Just checking out a school website / Dfee information for DH.
I have never seen this on the web page of a Primary school before

The class with the best attendance each week will be awarded £2.50 to put towards enrichment activities at the end of the year. We colour band our attendance
Gold = 95%-100%
Green = 90% - 95%
Amber = 80-90%
Red = Below 80%
Please arrive on time for school. Children need to be in the line at 8:55am. School starts at 9:00am. School finishes at 3:15pm
Please be on time to collect your child.
When your child has a medical or dental appointment, it is important that you bring the appointment card to the School Office to confirm the absence from school

It makes me realise how cushy even the rougher schools round here are!

mummytime Wed 05-Dec-12 21:53:32

Because the beloved Gove (and all governments to be fair) put targets on schools, which if failed can bring in OFSTED and other unpleasant consequences.

overmydeadbody Wed 05-Dec-12 21:49:51

I don't get the OP. Why is school attendance something the teachers have to deal with? confused

TheFallenMadonna Wed 05-Dec-12 21:46:25

I'm responding to mummytime.

blackcoffee Wed 05-Dec-12 21:44:26

I am talking about travellers

TheFallenMadonna Wed 05-Dec-12 21:40:16

Not a student. A class of 29 with an average attendance of 81%. And yes, intervention should start early, of course. I mention the year 11s as they are the ones doing exams. And I am accountable for their results whether they are in my lessons or not.

I'm sure it is very difficult to get a 15yo out of bed. Not sure I could do it with my year 7 DS. But, like intervention, parents have early influence.

And my students are most certainly not travelling around South America either! They are playing computer games mostly.

blackcoffee Wed 05-Dec-12 20:31:56

if you are on the register as a traveller you are permitted absences, though - so they can hardly chase up, can they? confused
a friend of mine goes all round S America on business with her dc, and they probably learn more out of school than in it tbh

mrz Wed 05-Dec-12 20:27:22

TalkinPeace2 we have a child who has attended less than two years out of the last six ...they are the ones we can't teach sad

LettyAshton Wed 05-Dec-12 18:59:01

Ds started at a primary school in an area with quite a few Traveller families. Many of these children, although in settled housing, attended school sporadically/turned up late. Their parents just didn't seem to place that much emphasis on the whole school thing. Unfortunately, as in much of life, petty bureaucrats (aka school secretaries) find picking on the kid with recurrent tonsillitis is easier than tackling endemic absence and difficult parents.

I saw somewhere or other there was a scheme in, I think, New Jersey where children (older children, though) were given monetary incentives to regularly attend school and get good grades. It proved to be very successful.

cory Wed 05-Dec-12 18:44:39

I suppose my reason for worrying is that dd has suffered badly in the past from constant adverse comments about how she was letting the school down through her chronic health problems and consequent low attendance.

She is now at a different school but is still dealing with anxiety issues which have resulted in school refusal, self harming and one attempt at suicide.
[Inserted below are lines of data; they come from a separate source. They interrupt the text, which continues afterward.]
## Decouple critical and deferred warp groups with counters and double-buffered noise

Replaces the full-block barriers around the per-step tail with group-local named barriers and shared-memory counters. The deferred group now signals pre-activation readiness and draws next-step noise into a double-buffered noise area during its layer loop. The critical group waits on those counters and samples. Ring position updates move to the deferred group only. It also enables warp-level polling for one specific configuration and adds profiling slots. The aim is to remove whole-block synchronisation from the serial per-sample critical path, at the cost of more subtle ordering between the groups and more shared memory for noise.

```diff
diff --git a/wavenet_vocoder_b200/csrc/wn_host.cu b/wavenet_vocoder_b200/csrc/wn_host.cu
--- a/wavenet_vocoder_b200/csrc/wn_host.cu
+++ b/wavenet_vocoder_b200/csrc/wn_host.cu
@@ -184,7 +184,7 @@
             return (int)r;
         };
         pl.sm_bar = take((long long)(2 * pl.nblobs + 8) * 8, 16);
-        pl.sm_misc = take(16, 16);
+        pl.sm_misc = take(32, 16);
         pl.sm_in = take((long long)BT * 8 + (pl.input_kind == WN_INPUT_ONEHOT ? (long long)BT * pl.O * 4 : 0), 16);
         pl.sm_ringtab = take((long long)ringtab.size() / 2 * 3 * 4 + 16, 16);
         pl.sm_xs = take(2LL * (pl.R + pl.G2) * BT * 4, 16);
@@ -197,7 +197,7 @@
         pl.sm_cond = take(pl.C > 0 ? 2LL * pl.L * pl.RA4 * BT * 4 : 16, 16);
         pl.sm_skipacc = take((long long)(pl.NSm * BT + 8 * pl.NQ_BS) * 4 + 16, 16);
         pl.sm_hs = take((long long)pl.O * BT * 4, 16);
-        pl.sm_noise = take((long long)BT * (pl.O + 2) * 4, 16);
+        pl.sm_noise = take(2LL * BT * (pl.O + 2) * 4, 16);
         pl.sm_first = take(2LL * pl.R * 4, 16);
         pl.sm_ring = take(ring_smem ? ring_bytes : 16, 16);
         pl.sm_slots = take(0, 128);
diff --git a/wavenet_vocoder_b200/csrc/wn_kernel.cuh b/wavenet_vocoder_b200/csrc/wn_kernel.cuh
--- a/wavenet_vocoder_b200/csrc/wn_kernel.cuh
+++ b/wavenet_vocoder_b200/csrc/wn_kernel.cuh
@@ -243,10 +243,12 @@
     return t0;
 }
 
-#define WN_PROF_SLOTS 96
+#define WN_PROF_SLOTS 160
 enum { WN_PC_ACQ, WN_PC_POLL, WN_PC_STASH, WN_PC_FMA, WN_PC_READY, WN_PC_REDUCE, WN_PC_STORE, WN_PC_BAR, WN_PC_FIN,
-       WN_PC_PUB, WN_PC_DDONE, WN_PC_HEAD, WN_PC_TAIL, WN_PC_CRIT };
-enum { WN_PD_WAIT, WN_PD_UNSTASH, WN_PD_GEMV, WN_PD_BAR, WN_PD_FIN, WN_PD_REST, WN_PC_DEF };
+       WN_PC_PUB, WN_PC_DDONE, WN_PC_HEAD, WN_PC_H2, WN_PC_SBAR1, WN_PC_SAMPLE, WN_PC_NOISE, WN_PC_RING, WN_PC_SBAR2,
+       WN_PC_PREW, WN_PC_X0, WN_PC_CRIT };
+enum { WN_PD_WAIT, WN_PD_UNSTASH, WN_PD_GEMV, WN_PD_BAR, WN_PD_FIN, WN_PD_PRE, WN_PD_SBAR1, WN_PD_SAMPLE, WN_PD_NOISE,
+       WN_PD_RING, WN_PD_SBAR2, WN_PC_DEF };
 enum { WN_PS_SKEW = 4 * WN_PC_CRIT, WN_PS_DEF = WN_PS_SKEW + 6, WN_PS_TMA = WN_PS_DEF + 4 * WN_PC_DEF,
        WN_PS_COND = WN_PS_TMA + 2 };
 static_assert(WN_PS_COND + 2 <= WN_PROF_SLOTS, "stage profile slots");
@@ -287,6 +289,8 @@
     volatile int* s_abort;
     volatile int* s_stash_cnt;
     volatile int* s_ddone_cnt;
+    volatile int* s_pre_cnt;
+    volatile int* s_noise_cnt;
     int* ringtab;
     float *xs, *ys, *red1, *red2, *sb, *pre, *cond, *skipacc, *hs, *noise, *first, *slots;
     volatile float* ring;
@@ -311,6 +315,8 @@
         s_abort = reinterpret_cast<volatile int*>(sm + pl.sm_misc);
         s_stash_cnt = s_abort + 1;
         s_ddone_cnt = s_abort + 2;
+        s_pre_cnt = s_abort + 3;
+        s_noise_cnt = s_abort + 4;
         s_in = reinterpret_cast<float*>(sm + pl.sm_in);
         s_idx = reinterpret_cast<int*>(s_in + BT);
         s_dense = reinterpret_cast<float*>(s_idx + BT);
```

When she has been ill, she feels so bad about herself that she feels she can't go in and face people.

Proof of every single absence can also become a heavy financial burden on a family with chronic health problems. I paid £20 this morning for a letter from the GP to the school re dd's recent kidney infection. If you have a child who is absent frequently, that quickly adds up.

mummytime Wed 05-Dec-12 17:47:50

TheFallenMadonna - with your year 11 pupil either: they were a school refuser or had a very dis-functional home life. In both cases the right kind of intervention earlier might have helped; but by year 11 its very late. However around here there are mentoring schemes that do try to help those in danger of becoming NEETs.
I don't think bribing a form class would help one iota.

Also do you have children of 15/16 yet? Because it is very hard to get someone much bigger and stronger than you out of bed, let alone to school, I can tell you.

TheFallenMadonna Wed 05-Dec-12 15:44:53

One of my year 11 classes last year had an overall attendance of just over 80%. It was a big problem. In schools where attendance is poor, it is not generally long term sickness that is the issue. The number of children with serious health issues is usually small enough not to excessively influence a large group average. There are many, many students who habitually miss days here and there, and their results suffer because of it. The OFSTED insistence that all schools meet a floor Target of 95% is what leads to policies that affect all families, including those of sick children. But while they should not be harassed over attendance, the unfairness if a blanket policy shouldn't hide the fact that many children are damaging their education by staying away from school, and that their parents are sometimes complicit in that.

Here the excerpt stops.